The op never said the guy was huge, just "larger than me" that could be taken many ways, like maybe he was 6" but the op is 5"? Nor did I see anything written about their sex lives, yet here it is people fill in gaps with the experiences they are familiar with, and they may be right, or wrong, since to op is absent we might only be left with speculatuion, but it's interesting.

I also find it interesting that the op never responded to anyone yet there are 11 pages of commenting and discussions.

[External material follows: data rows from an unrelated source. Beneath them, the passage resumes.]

template <bool TRAIN>
__global__ __launch_bounds__(TB_THREADS, 2) void token_block_bwd_a_kernel(const tb_bwd_args a0) {
    EEG_LDS_BASE(unsigned char, lds);
    unsigned char* const AP = lds;
    unsigned char* const XF = lds + TB_AP_BYTES;
    float* const SC = reinterpret_cast<float*>(lds + TB_AP_BYTES + TB_XF_BYTES);
    const int t = threadIdx.x, lane = t & 63, w = wave_uniform(t >> 6);
    const int b = blockIdx.x;
    const float ksc = (TRAIN && a0.drop_p > 0.f) ? 1.f / (1.f - a0.drop_p) : 1.f;
    float* const part = a0.partials + (long long)b * (6 * 256);

    const tb_bwd_args q1 = tb_args_again(a0);
    {
        float pe[4][4], po[4][4];
#pragma unroll
        for (int v = 0; v < 4; ++v)
#pragma unroll
            for (int e = 0; e < 4; ++e) { pe[v][e] = 0.f; po[v][e] = 0.f; }
        tb_f2 pg3[2][2], pg2[2][2], pb2[2][2];
#pragma unroll
        for (int par = 0; par < 2; ++par)
#pragma unroll
            for (int p = 0; p < 2; ++p) {
                const int cp = 4 * lane - 2 * par + 2 * p;
                const bool okc = cp >= 0 && cp < TB_D;
                pg3[par][p] = okc ? *reinterpret_cast<const tb_f2*>(q1.ln3_g + cp) : tb_f2{0.f, 0.f};
                pg2[par][p] = okc ? *reinterpret_cast<const tb_f2*>(q1.ln2_g + cp) : tb_f2{0.f, 0.f};
                pb2[par][p] = (okc && !q1.n2) ? *reinterpret_cast<const tb_f2*>(q1.ln2_b + cp) : tb_f2{0.f, 0.f};
            }
        tb_f2 in_dy[8][2], in_r2[8][2], in_n2[8][2];
#pragma unroll
        for (int rr = 0; rr < 8; ++rr)
#pragma unroll
            for (int p = 0; p < 2; ++p) {
                const int cp = 4 * lane - ((rr & 1) ? 2 : 0) + 2 * p;
                const long long sb = (long long)b * (TB_L * TB_D);
                const unsigned o = (unsigned)((8 * w + rr) * TB_D + cp);
                const bool okc = cp >= 0 && cp < TB_D;
                in_dy[rr][p] = okc ? *reinterpret_cast<const tb_f2*>(q1.dn3 + sb + o) : tb_f2{0.f, 0.f};
                in_r2[rr][p] = okc ? *reinterpret_cast<const tb_f2*>(q1.r2 + sb + o) : tb_f2{0.f, 0.f};
                in_n2[rr][p] = (okc && q1.n2) ? *reinterpret_cast<const tb_f2*>(q1.n2 + sb + o) : tb_f2{0.f, 0.f};
            }
#pragma unroll
        for (int rr = 0; rr < 8; ++rr) {
            const int r = 8 * w + rr, c0 = 4 * lane - ((rr & 1) ? 2 : 0);
            const long long row = (long long)b * TB_L + r, rbase = row * TB_D;
            float dy[4], x3[4], x2[4], g3[4], g2[4];
            bool ok[2];
#pragma unroll
            for (int p = 0; p < 2; ++p) {
                const int cp = c0 + 2 * p;
                ok[p] = cp >= 0 && cp < TB_D;
                const tb_f2 v0 = in_dy[rr][p], v2 = in_r2[rr][p], v3 = pg3[rr & 1][p], v4 = pg2[rr & 1][p];
                tb_f2 v1 = in_n2[rr][p];
                if (ok[p] && !q1.n2) {
                    const tb_f2 bb = pb2[rr & 1][p];
                    const float mu = q1.mu2[row], rs = q1.rs2[row];
                    v1 = tb_f2{(v2[0] - mu) * rs * v4[0] + bb[0], (v2[1] - mu) * rs * v4[1] + bb[1]};
                }
#pragma unroll
                for (int e = 0; e < 2; ++e) { dy[2 * p + e] = v0[e]; x3[2 * p + e] = v1[e]; x2[2 * p + e] = v2[e]; g3[2 * p + e] = v3[e]; g2[2 * p + e] = v4[e]; }
            }
            float dn2[4], dr2[4];
            if (rr & 1) {
                tb_ln_bwd_row(dy, x3, g3, ok, q1.mu3[row], q1.rs3[row], dn2, po[0], po[1]);
                tb_ln_bwd_row(dn2, x2, g2, ok, q1.mu2[row], q1.rs2[row], dr2, po[2], po[3]);
            } else {
                tb_ln_bwd_row(dy, x3, g3, ok, q1.mu3[row], q1.rs3[row], dn2, pe[0], pe[1]);
                tb_ln_bwd_row(dn2, x2, g2, ok, q1.mu2[row], q1.rs2[row], dr2, pe[2], pe[3]);
            }
            bool keep[4] = {true, true, true, true};
            if (TRAIN && q1.drop_p > 0.f && c0 < TB_D) dropout_keep4(q1.seed, q1.site_ffn_out, (unsigned long long)(rbase + c0), q1.drop_p, keep);
#pragma unroll
            for (int p = 0; p < 2; ++p) {
                const int cp = c0 + 2 * p;
                const float d0 = (TRAIN && q1.drop_p > 0.f) ? (keep[2 * p] ? dr2[2 * p] * ksc : 0.f) : dr2[2 * p];
                const float d1 = (TRAIN && q1.drop_p > 0.f) ? (keep[2 * p + 1] ? dr2[2 * p + 1] * ksc : 0.f) : dr2[2 * p + 1];
                if (ok[p]) *reinterpret_cast<tb_f2*>(XF + xf_off(r, cp)) = tb_f2{dr2[2 * p], dr2[2 * p + 1]};
                if (cp >= 0 && cp < 256) tb_store_planes2(AP, TB_AP_PLANE, ap_off(r, cp), ok[p] ? d0 : 0.f, ok[p] ? d1 : 0.f);
            }
            if ((rr & 1) && lane == 63) tb_store_planes2(AP, TB_AP_PLANE, ap_off(r, 254), 0.f, 0.f);
        }
        tb_reduce_partials<4>(SC, w, lane, t, pe, po, part);
    }
    raw_barrier();

    const tb_bwd_args q2 = tb_args_again(a0);
    {
        f32x4 acc[4][2];
        tb_gemm<2, 3u, TB_BWD_PF, true, true>(AP, q2.packed + TB_OFF_2T + (long long)(2 * w) * TB_KS * TB_TILE, lane, acc);
        f32x4 fpre[4][2];
#pragma unroll
        for (int mt = 0; mt < 4; ++mt)
#pragma unroll
            for (int j = 0; j < 2; ++j)
                fpre[mt][j] = *reinterpret_cast<const f32x4*>(q2.f1 + (long long)b * (TB_L * TB_FF) + (unsigned)((16 * mt + (lane & 15)) * TB_FF + 32 * w + 16 * j + 4 * (lane >> 4)));
        tb_planes_out<64>(AP, q2.df2p + (long long)b * (2 * TB_AP_PLANE), t);
        tb_for_tiles(w, lane, TB_FF, acc, [&](int m, int n0, int valid, f32x4& v) {
            const long long ob = (long long)b * (TB_L * TB_FF);
            const unsigned ol = (unsigned)(m * TB_FF + n0);
            const f32x4 f = fpre[m >> 4][(n0 >> 4) & 1];
            bool keep[4] = {true, true, true, true};
            if (TRAIN && q2.drop_p > 0.f) dropout_keep4(q2.seed, q2.site_ffn_act, (unsigned long long)ob + ol, q2.drop_p, keep);
#pragma unroll
            for (int i = 0; i < 4; ++i) {
                const float d = (TRAIN && q2.drop_p > 0.f) ? (keep[i] ? v[i] * ksc : 0.f) : v[i];
                v[i] = d * gelu_erf_grad(f[i]);
            }
        });
        raw_barrier();
        tb_for_tiles(w, lane, TB_FF, acc, [&](int m, int n0, int valid, f32x4& v) {
            tb_store_planes4(AP, TB_AP_PLANE, ap_off(m, n0), v[0], v[1], v[2], v[3]);
        });
    }
    raw_barrier();

    const tb_bwd_args q3 = tb_args_again(a0);
    {
        f32x4 acc[4][2];
        tb_gemm<2, 3u, TB_BWD_PF, true, true>(AP, q3.packed + TB_OFF_1T + (long long)(2 * w) * TB_KS * TB_TILE, lane, acc);
        tb_for_tiles(w, lane, TB_D, acc, [&](int m, int n0, int valid, f32x4& v) {
            f32x4* p = reinterpret_cast<f32x4*>(XF + xf_off(m, n0));
            f32x4 o = *p;
#pragma unroll
            for (int i = 0; i < 4; ++i) o[i] = i < valid ? o[i] + v[i] : 0.f;
            *p = o;
        });
        tb_planes_out<64>(AP, q3.dg1p + (long long)b * (2 * TB_AP_PLANE), t);
    }
    raw_barrier();

    const tb_bwd_args q4 = tb_args_again(a0);
    {
        float pe[2][4], po[2][4];
#pragma unroll
        for (int v = 0; v < 2; ++v)
#pragma unroll
            for (int e = 0; e < 4; ++e) { pe[v][e] = 0.f; po[v][e] = 0.f; }
        tb_f2 pg1[2][2], in_r1[8][2];
#pragma unroll
        for (int par = 0; par < 2; ++par)
#pragma unroll
            for (int p = 0; p < 2; ++p) {
                const int cp = 4 * lane - 2 * par + 2 * p;
                pg1[par][p] = (cp >= 0 && cp < TB_D) ? *reinterpret_cast<const tb_f2*>(q4.ln1_g + cp) : tb_f2{0.f, 0.f};
            }
#pragma unroll
        for (int rr = 0; rr < 8; ++rr)
#pragma unroll
            for (int p = 0; p < 2; ++p) {
                const int cp = 4 * lane - ((rr & 1) ? 2 : 0) + 2 * p;
                in_r1[rr][p] = (cp >= 0 && cp < TB_D) ? *reinterpret_cast<const tb_f2*>(q4.r1 + (long long)b * (TB_L * TB_D) + (unsigned)((8 * w + rr) * TB_D + cp)) : tb_f2{0.f, 0.f};
            }
#pragma unroll
        for (int rr = 0; rr < 8; ++rr) {
            const int r = 8 * w + rr, c0 = 4 * lane - ((rr & 1) ? 2 : 0);
            const long long row = (long long)b * TB_L + r, rbase = row * TB_D;
            float dy[4], x1[4], g1[4];
            bool ok[2];
#pragma unroll
            for (int p = 0; p < 2; ++p) {
                const int cp = c0 + 2 * p;
                ok[p] = cp >= 0 && cp < TB_D;
                tb_f2 v0 = tb_f2{0.f, 0.f};
                const tb_f2 v1 = in_r1[rr][p], v2 = pg1[rr & 1][p];
                if (ok[p]) v0 = *reinterpret_cast<const tb_f2*>(XF + xf_off(r, cp));
#pragma unroll
                for (int e = 0; e < 2; ++e) { dy[2 * p + e] = v0[e]; x1[2 * p + e] = v1[e]; g1[2 * p + e] = v2[e]; }
            }
            float dr1[4];
            if (rr & 1) tb_ln_bwd_row(dy, x1, g1, ok, q4.mu1[row], q4.rs1[row], dr1, po[0], po[1]);
            else tb_ln_bwd_row(dy, x1, g1, ok, q4.mu1[row], q4.rs1[row], dr1, pe[0], pe[1]);
            bool keep[4] = {true, true, true, true};
            if (TRAIN && q4.drop_p > 0.f && c0 < TB_D) dropout_keep4(q4.seed, q4.site_attn_out, (unsigned long long)(rbase + c0), q4.drop_p, keep);
#pragma unroll
            for (int p = 0; p < 2; ++p) {
                const int cp = c0 + 2 * p;
                const float d0 = (TRAIN && q4.drop_p > 0.f) ? (keep[2 * p] ? dr1[2 * p] * ksc : 0.f) : dr1[2 * p];
                const float d1 = (TRAIN && q4.drop_p > 0.f) ? (keep[2 * p + 1] ? dr1[2 * p + 1] * ksc : 0.f) : dr1[2 * p + 1];
                if (ok[p]) {
                    *reinterpret_cast<tb_f2*>(q4.dr1 + rbase + (unsigned)cp) = tb_f2{dr1[2 * p], dr1[2 * p + 1]};
                }
                if (cp >= 0 && cp < 256) tb_store_planes2(AP, TB_AP_PLANE, ap_off(r, cp), ok[p] ? d0 : 0.f, ok[p] ? d1 : 0.f);
            }
            if ((rr & 1) && lane == 63) tb_store_planes2(AP, TB_AP_PLANE, ap_off(r, 254), 0.f, 0.f);
        }
        raw_barrier();
        tb_reduce_partials<2>(SC, w, lane, t, pe, po, part + 4 * 256);
    }
    raw_barrier();

    const tb_bwd_args q5 = tb_args_again(a0);
    {
        f32x4 acc[4][2];
        tb_gemm<2, 3u, TB_BWD_PF, true, true>(AP, q5.packed + TB_OFF_OT + (long long)(2 * w) * TB_KS * TB_TILE, lane, acc);
        tb_for_tiles(w, lane, 256, acc, [&](int m, int n0, int valid, f32x4& v) {
            const int head = n0 >> 6, d0 = n0 & 63;
            if (d0 < TB_E) tb_st4(q5.dctx + (long long)b * (TB_L * TB_HE) + (unsigned)(m * TB_HE + head * TB_E + d0), TB_E - d0 >= 4 ? 4 : 2, v);
        });
        tb_planes_out<64>(AP, q5.da1p + (long long)b * (2 * TB_AP_PLANE), t);
    }
}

To the op, I hope you realize your wife married you, not anyone else. I'm not saying that you don't have the right to feel hurt or whatever, feel however you need to feel but realize that she choose you to spend her life with. I hope this helps.


----------



## inlovebuthurt (Nov 3, 2012)

As the original guy to post I need to clarify a few things. My wife never deprived me of sex and she did send me a few pics as well. She sent me similar pics but it was months later. 
It was the simple fact that I found them accidentally and it hurts horribly.
I was going back into her e-mail to find my old pics I sent her when we first met because I was going to post a success story on the website we met on. I wasnt snooping. I simply hit the back button a million times and went back a little past where I was I supose and when I looked up I was actually on an e-mail sent from her friend saying how she didnt agree with her meeting this guy in a bar and then staying with him in his hotel. That made me say, WTF! Then I clicked out of it and there was an e-mail saying "IM SMOOTH", when I clicked on it it was a few **** pics. Then there were a few of her pics she had sent him. It was discovered accidentally but after finding them, I looked of course.


----------



## Plan 9 from OS (Jul 13, 2012)

inlovebuthurt said:


> As the original guy to post I need to clarify a few things. My wife never deprived me of sex and she did send me a few pics as well. She sent me similar pics but it was months later.
> It was the simple fact that I found them accidentally and it hurts horribly.
> I was going back into her e-mail to find my old pics I sent her when we first met because I was going to post a success story on the website we met on. I wasnt snooping. I simply hit the back button a million times and went back a little past where I was I supose and when I looked up I was actually on an e-mail sent from her friend saying how she didnt agree with her meeting this guy in a bar and then staying with him in his hotel. That made me say, WTF! Then I clicked out of it and there was an e-mail saying "IM SMOOTH", when I clicked on it it was a few **** pics. Then there were a few of her pics she had sent him. It was discovered accidentally but after finding them, I looked of course.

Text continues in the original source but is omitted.